Web Scraping software mainly falls in to 2 categories.
- 1. Those which run from the cloud and which can be accessed via browsers or browser extensions.
- 2. Those which are installed and run locally from your computer.
Let's see the various points which you should consider while selecting a desktop (local) or cloud based web scraping solution.
1. Cross Platform
Cloud scraping services are usually configured via browser extensions (example: Google Chrome extension) and the actual scraping process happens in the cloud/server. So they can be configured and accessed from any platform (Windows, Linux, Mac, Web, Mobile) and from any location.
But local web scraping software are installed and run locally from your PC / Mac. Your PC / Mac needs to be running for web scraping to happen.
There is a workaround to run web scraping software from the cloud. Using cloud OS instances (example: Amazon AWS Windows Instance (EC2)), you can install and run web scraping software from the cloud. Know more.
2. IP blocking
One of the main challenges in web scraping is to avoid getting blocked by web servers. This is more of a challenge to cloud based solutions than to desktop web scraping software. Since each individual user's PC or Mac has its own unique IP, the chances of them getting blocked outright by websites are very low. But since cloud scraping solutions have to run scraping tasks for many users from the same server (or set of servers), there is a high chance that websites can block their IP (or set of IPs). So, they will need to continuously use and cycle proxies to avoid detection and this may result in slower scraping speed.
3. Control over data, credentials and privacy
With a locally installed web scraping software, the data which you collect stays with you and does not go outside your computer. Also the credentials which you sometimes need to provide to the web scraping software is also kept locally.
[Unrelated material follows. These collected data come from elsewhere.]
# gongaa/SlidingWindowDecoder

Hardware: AMD Instinct MI355X
Metric: sliding windows decoded/s, [[144,12,12]] BB p=0.003 (higher is better)
Workload: dtype f64

## Files before the change

### slidingwindowdecoder_amd/csrc/swd_osdw_kernel.h

```cpp
#pragma once
#include <type_traits>
#include <hip/hip_runtime.h>
#include <stdint.h>

#include "swd.h"
#include "swd_graph.h"

#define SWD_DMAX 10

#ifndef SWD_OSDW_TUNED
#define SWD_OSDW_TUNED 0
#endif
#ifndef SWD_TUNED_NT
#define SWD_TUNED_NT 256
#endif
#define SWD_P16(NT) (SWD_OSDW_TUNED && (NT) <= SWD_TUNED_NT)
#ifndef SWD_POST_DEPTH2
#define SWD_POST_DEPTH2 0
#endif
#ifndef SWD_POST_SORTED
#define SWD_POST_SORTED 3
#endif
#ifndef SWD_POST_KGP
#define SWD_POST_KGP 0
// ... 155 lines not shown
template <int NT>
__device__ __forceinline__ bool block_any(bool p, Lds &s) {
    constexpr int NW = NT / 64;
    const int par = (s.fpar++) & 1;
    unsigned long long b = __ballot(p);
    if ((threadIdx.x & 63) == 0) s.flags[par * 16 + (threadIdx.x >> 6)] = (b != 0ull);
    __syncthreads();
    int r = 0;
#pragma unroll
    for (int w = 0; w < NW; ++w) r |= s.flags[par * 16 + w];
#ifdef SWD_NO_SCALAR_ANY
    return r != 0;
#else
    return __builtin_amdgcn_readfirstlane(r) != 0;
#endif
}

template <int NT>
__device__ __forceinline__ int block_exscan(int x, Lds &s, int &total) {
    constexpr int NW = NT / 64;
    const int lane = threadIdx.x & 63, wave = threadIdx.x >> 6;
    int incl = x;
#pragma unroll
    for (int d = 1; d < 64; d <<= 1) {
        int y = __shfl_up(incl, d, 64);
        if (lane >= d) incl += y;
    }
    int *wsum = s.scal + 8;
    __syncthreads();
    if (lane == 63) wsum[wave] = incl;
    __syncthreads();
    int off = 0, tot = 0;
#pragma unroll
    for (int w = 0; w < NW; ++w) {
        int c = wsum[w];
        if (w < wave) off += c;
        tot += c;
    }
    total = tot;
    return off + incl - x;
}

__device__ __forceinline__ uint64_t f2key(double x) {
    x = x + 0.0;
    uint64_t u = (uint64_t)__double_as_longlong(x);
    return (u >> 63) ? ~u : (u | 0x8000000000000000ull);
}

__device__ __forceinline__ int wave_max(int x) {
#pragma unroll
    for (int d = 32; d > 0; d >>= 1) x = max(x, __shfl_xor(x, d, 64));
    return x;
}

__device__ __forceinline__ void wave_fence() {
    __builtin_amdgcn_fence(__ATOMIC_SEQ_CST, "workgroup");
    __builtin_amdgcn_wave_barrier();
}

template <int VF, int DM, int SH = 0, bool PB = true>
struct VnCacheP {
    static_assert(DM % 2 == 0, "edge offsets are packed in pairs");
    static constexpr bool par_bytes = PB;
    static constexpr int par_shift = (SH == 0 && !PB) ? 2 : 0;
    double llr[VF];
    uint32_t edp[VF][DM / 2];
    __device__ __forceinline__ void set_ed(int i, int k, uint32_t v) { v >>= SH; edp[i][k >> 1] = (k & 1) ? ((edp[i][k >> 1] & 0xFFFFu) | (v << 16)) : ((edp[i][k >> 1] & 0xFFFF0000u) | v); }
    __device__ __forceinline__ void get_ed(int i, uint32_t (&ad)[DM]) const {
#pragma unroll
        for (int k = 0; k < DM; k += 2) {
            uint32_t w = edp[i][k >> 1];
            asm volatile("" : "+v"(w));
            ad[k] = (w & 0xFFFFu) << SH; ad[k + 1] = (w >> 16) << SH;
        }
    }
    uint32_t par[VF][(DM + 1) / 2];
};

__device__ __forceinline__ int swd_slot_far(const SwdGraphDev &g) { return g.E + 1 + (int)(threadIdx.x >> 6); }
template <int NT>
__device__ __forceinline__ int swd_slot_zero(const SwdGraphDev &g) { return g.E + 1 + NT / 64 + (int)(threadIdx.x >> 6); }

template <int NT, int VF, int DM>
struct VnRaw { uint32_t ev[VF][DM]; double llr[VF]; };
template <int NT, int VF, int DM>
__device__ __forceinline__ void vn_cache_issue(const SwdGraphDev &g, const Lds &s, VnRaw<NT, VF, DM> &r) {
    const int n = g.n, D = g.D;
    const uint32_t *et = g.vn_edge;
    const double *lt = g.llr;
#pragma unroll
    for (int i = 0; i < VF; ++i) {
        const int idx = s.vtid + i * NT;
        const int v = (idx < n) ? idx : 0;
        r.llr[i] = (n > 0) ? lt[v] : 0.0;
#pragma unroll
        for (int k = 0; k < DM; ++k) r.ev[i][k] = (n > 0) ? et[max(min(k, D - 1), 0) * n + v] : SWD_PAD_EDGE;
    }
}
template <int NT, int VF, int DM, int SH, bool PB>
__device__ __forceinline__ void vn_cache_pack(const SwdGraphDev &g, const Lds &s, const VnRaw<NT, VF, DM> &r, VnCacheP<VF, DM, SH, PB> &c) {
    const int n = g.n, D = g.D;
    const uint32_t dead = (uint32_t)swd_slot_zero<NT>(g) << 3;
#pragma unroll
    for (int i = 0; i < VF; ++i) {
        const int idx = s.vtid + i * NT;
        const bool valid = idx < n;
        c.llr[i] = valid ? r.llr[i] : 0.0;
#pragma unroll
        for (int k = 0; k < DM; ++k) c.set_ed(i, k, dead);
        constexpr int PS = VnCacheP<VF, DM, SH, PB>::par_shift;
#pragma unroll
        for (int k = 0; k < (DM + 1) / 2; ++k) c.par[i][k] = ((uint32_t)g.m << PS) * 0x10001u;
#pragma unroll
        for (int k = 0; k < DM; ++k) {
            const uint32_t e = r.ev[i][k];
            if (valid && k < D && e != SWD_PAD_EDGE) {
                c.set_ed(i, k, swd_edge_slot(e) << 3);
                c.par[i][k >> 1] = (k & 1) ? ((c.par[i][k >> 1] & 0xFFFFu) | ((swd_edge_lane(e) << PS) << 16))
                                           : ((c.par[i][k >> 1] & 0xFFFF0000u) | (swd_edge_lane(e) << PS));
            }
        }
    }
}

template <int NT, int VF, int DM, bool FULL, bool ALLEDGES = false, bool JPACK = false, int SH, bool PB>
__device__ __forceinline__ void vn_cache_load(const SwdGraphDev &g, Lds &s, int nlive, VnCacheP<VF, DM, SH, PB> &c, uint16_t *remap = nullptr) {
    const int n = g.n, cnt = FULL ? n : nlive;
    const uint32_t dead = (uint32_t)swd_slot_zero<NT>(g) << 3;
    const int D = g.D;
    const uint32_t *et = g.vn_edge;
    const double *lt = g.llr;
    uint32_t ev[VF][DM];
#pragma unroll
    for (int i = 0; i < VF; ++i) {
        const int idx = s.vtid + i * NT;
        const int v = (idx < cnt) ? (FULL ? idx : (int)s.lv[idx]) : 0;
        c.llr[i] = (n > 0) ? lt[v] : 0.0;
#pragma unroll
        for (int k = 0; k < DM; ++k) ev[i][k] = (n > 0) ? et[max(min(k, D - 1), 0) * n + v] : SWD_PAD_EDGE;
    }
#pragma unroll
    for (int i = 0; i < VF; ++i) {
        const int idx = s.vtid + i * NT;
        const bool valid = idx < cnt;
        if (!valid) c.llr[i] = 0.0;
#pragma unroll
        for (int k = 0; k < DM; ++k) c.set_ed(i, k, dead);
        constexpr int PS = VnCacheP<VF, DM, SH, PB>::par_shift;
#pragma unroll
        for (int k = 0; k < (DM + 1) / 2; ++k) c.par[i][k] = ((uint32_t)g.m << PS) * 0x10001u;
#pragma unroll
        for (int k = 0; k < DM; ++k) {
            const uint32_t e = ev[i][k];
            if (valid && k < D && e != SWD_PAD_EDGE) {
                if (FULL || ALLEDGES || s.cn_val[swd_edge_lane(e)] >= 0) {
                    uint32_t slot = swd_edge_slot(e);
                    if (!FULL && remap) { const uint32_t cell = (uint32_t)(k * nlive + idx); remap[slot] = (uint16_t)cell; slot = cell; }
                    c.set_ed(i, k, slot << 3);
                    const uint32_t ph = (swd_edge_lane(e) << PS) | (JPACK ? (swd_edge_j(e) << 10) : 0u);
                    c.par[i][k >> 1] = (k & 1) ? ((c.par[i][k >> 1] & 0xFFFFu) | (ph << 16))
                                               : ((c.par[i][k >> 1] & 0xFFFF0000u) | ph);
                }
            }
        }
    }
}


template <int NT, int VF, int DM, int SH, bool PB>
__device__ __forceinline__ void vn_cache_load_compact(const SwdGraphDev &g, Lds &s, int nlive, VnCacheP<VF, DM, SH, PB> &c, uint16_t *remap, int (&kc)[VF]) {
    const int n = g.n, D = g.D;
    constexpr int PS = VnCacheP<VF, DM, SH, PB>::par_shift;
    const uint32_t dead = (uint32_t)swd_slot_zero<NT>(g) << 3;
    uint32_t ev[VF][DM];
#pragma unroll
    for (int i = 0; i < VF; ++i) {
        const int idx = s.vtid + i * NT;
        const int v = (idx < nlive) ? (int)s.lv[idx] : 0;
        c.llr[i] = (n > 0) ? g.llr[v] : 0.0;
#pragma unroll
// ... 2012 lines not shown
    for (int v = tid; v < n; v += NT) s.hard[v] = 0;
    uint16_t *crows = (uint16_t *)s.scratch;
    bool cols = false;
    constexpr bool kColForm = COLFORM && NT >= 1024 && DM <= 8;
    if constexpr (kColForm) cols = g.wm > 4 && g.wm <= 9 && L.off_oslot >= 0;
    const int nst = min(n, (cols ? L.off_oslot : L.npad * 8) / (DM * 2));
    for (int p = tid; p < nst; p += NT) {
        const int v = idx[p];
        const int deg = g.col_deg[v];
#pragma unroll
        for (int k = 0; k < DM; ++k) crows[p * DM + k] = (k < deg) ? g.vn_row[k * n + v] : (uint16_t)0xFFFF;
    }
    __syncthreads();
    constexpr bool kQuad = QUAD && NT >= 256;
    bool quad = false;
    if constexpr (kQuad) quad = g.wm <= 4 && L.off_oring >= 0;
    if (quad) {
        if constexpr (kQuad) {
            int npiv = 0;
            const int ra = osd0_quad<NT, DM>(g, s, idx, Tc, Sbuf, piv_col, piv_row, synd, crows, nst, &npiv, s.scratch + L.off_oring);
            if (tid == 0) { s.scal[2] = ra; s.scal[3] = npiv; }
        }
    } else if (g.wm <= 4) {
        if (tid < 64) {
            int npiv;
            const int ra = osd0_wave_reg<DM>(g, s, idx, Tc, Sbuf, piv_col, piv_row, synd, crows, nst, &npiv);
            if (tid == 0) { s.scal[2] = ra; s.scal[3] = npiv; }
        }
    } else {
        int npiv = 0, ra = 0;
        bool done = false;
        if constexpr (kColForm) {
            if (cols) { ra = osd0_cols<NT, DM, 9>(g, s, idx, Tc, Sbuf, piv_col, piv_row, synd, crows, nst, &npiv, s.scratch + L.off_oslot); done = true; }
        }
        if constexpr (WIDE && NT == 1024 && DM <= 8) {
            if (g.wm <= 15 && L.off_owide >= 0) {
                ra = osd0_colsw<NT, DM, 15>(g, s, idx, Tc, Sbuf, piv_col, piv_row, synd, crows, nst, &npiv, (char *)s.hard - L.off_hard + L.off_owide, L.owide_ring, L.osd_lds != 0);
                done = true;
            }
        }
        if (!done) ra = osd0_block<NT, DM>(g, s, idx, Tc, Sbuf, piv_col, piv_row, synd, crows, nst, &npiv);
        if (tid == 0) { s.scal[2] = ra; s.scal[3] = npiv; }
    }
    __syncthreads();
    rowadds = s.scal[2];
    const int npiv = s.scal[3];
    t_elim = wall_clock64();
    if (osd0_b)
        for (int v = tid; v < n; v += NT) osd0_b[v] = s.hard[v];
    double pm = ordered_pm<NT>(g, s, list1);
    if (P.osd_order > 0) pm = osd_sweep<NT>(g, L, P, s, idx, Tc, Sbuf, piv_col, piv_row, npiv, pm, list1);
    return pm;
}

struct WinResult {
    int exit_class, conv, total_it, pre_it, post_it, live_vn, live_cn, live_e, osd_rowadds;
    double pm;
    long long t[9];
#ifdef SWD_GDGPROF
    long long gp[5];
#endif
};

__device__ __forceinline__ void lds_bind(Lds &s, char *smem, const SwdLdsLayout &L, char *scratch) {
    s.scratch = scratch;
    s.aux = scratch + L.off_aux;
    s.msg = (double *)scratch;
    s.livemask = (uint64_t *)(smem + L.off_livemask);
    s.par = (uint32_t *)(smem + L.off_par);
    s.lv = (uint16_t *)(smem + L.off_lv);
    s.jptr = (uint16_t *)(smem + L.off_jptr);
    s.lslot = (uint16_t *)((L.off_lslot > 0 ? smem : scratch) + (L.off_lslot >= 0 ? L.off_lslot : 0));
    s.cn_val = (int8_t *)(smem + L.off_cnval);
    s.cn_deg = (uint8_t *)(smem + L.off_cndeg);
    s.cn_deg0 = (uint8_t *)(smem + L.off_cndeg0);
    s.vn_val = (int8_t *)(smem + L.off_vnval);
    s.hard = (uint8_t *)(smem + L.off_hard);
    s.flags = (int *)(smem + L.off_misc);
    s.scal = s.flags + 32;
    s.dbl = (double *)(s.scal + 32);
    s.iaux = (int *)(s.dbl + 24);
}
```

Whereas in the case of cloud scraping services, the data is first saved in the server and can later be downloaded. Also any sensitive information which you have to provide as part of configuring the scraper will have to be sent to the server. In short, you have more control over your data and privacy while using a local web scraping software.
Web scraping is a relatively resource intensive operation, compared to other normal computational tasks. This is because to correctly extract data from most modern websites, the web scraping software or platform has to run a virtual browser (a full fledged headless (without display) browser) to load pages correctly and perform extraction. This is expensive both in terms of memory (RAM) and processing power (CPU). Since cloud solutions have to run scraping tasks for multiple users, they also need to arrange sufficient infrastructure to support them. Since server costs also increases with this, the monthly plans of most cloud based web scraping services are high, compared to one time license price of locally installed web scraping software.
Most cloud based data extraction services provide APIs so that developers can write their own code/script to scrape data from websites using their platform. This functionality is absent in local web scraping software.
6. Location specific extraction
The default location used by a locally installed scraping software will be the same as your computer's location. Whereas, in the case of a cloud solution, it may be different. Websites sometimes display data based on the user's location, so there can be difference in the data which you see locally (when you access the website using your browser) v/s the data fetched by a cloud solution (due to change of location). Both local and cloud solutions provide functionality to set custom locations via proxies.
7. Limit on usage
For cloud extraction, there will be usage limit based on your subscription plan. The data which you can scrape or the number of requests you can make may be limited. There may also be limitation on the number of extraction tasks which can be run at the same time, and also on the number of days for which scraped data can be stored in the server. All such limitations are non-existent in local web scraping software. Unlimited amount of data can be extracted since the network and memory expenses are already borne by the user. Also, local solutions mostly allow you to run older versions of the software for life, even after license expiry.
The memory and processing resources in your computer are limited. Whereas it is not limited in the cloud. If you are willing to pay more, you can run more scraping tasks parallelly for larger volume data extraction. In the case of local solutions, there is a limit to the number of parallel mining operations which can be done based on your system resources (RAM, CPU). But if you have multiple computers/laptops and necessary internet bandwidth, you can run web scraping software from each one of them to scale data extraction.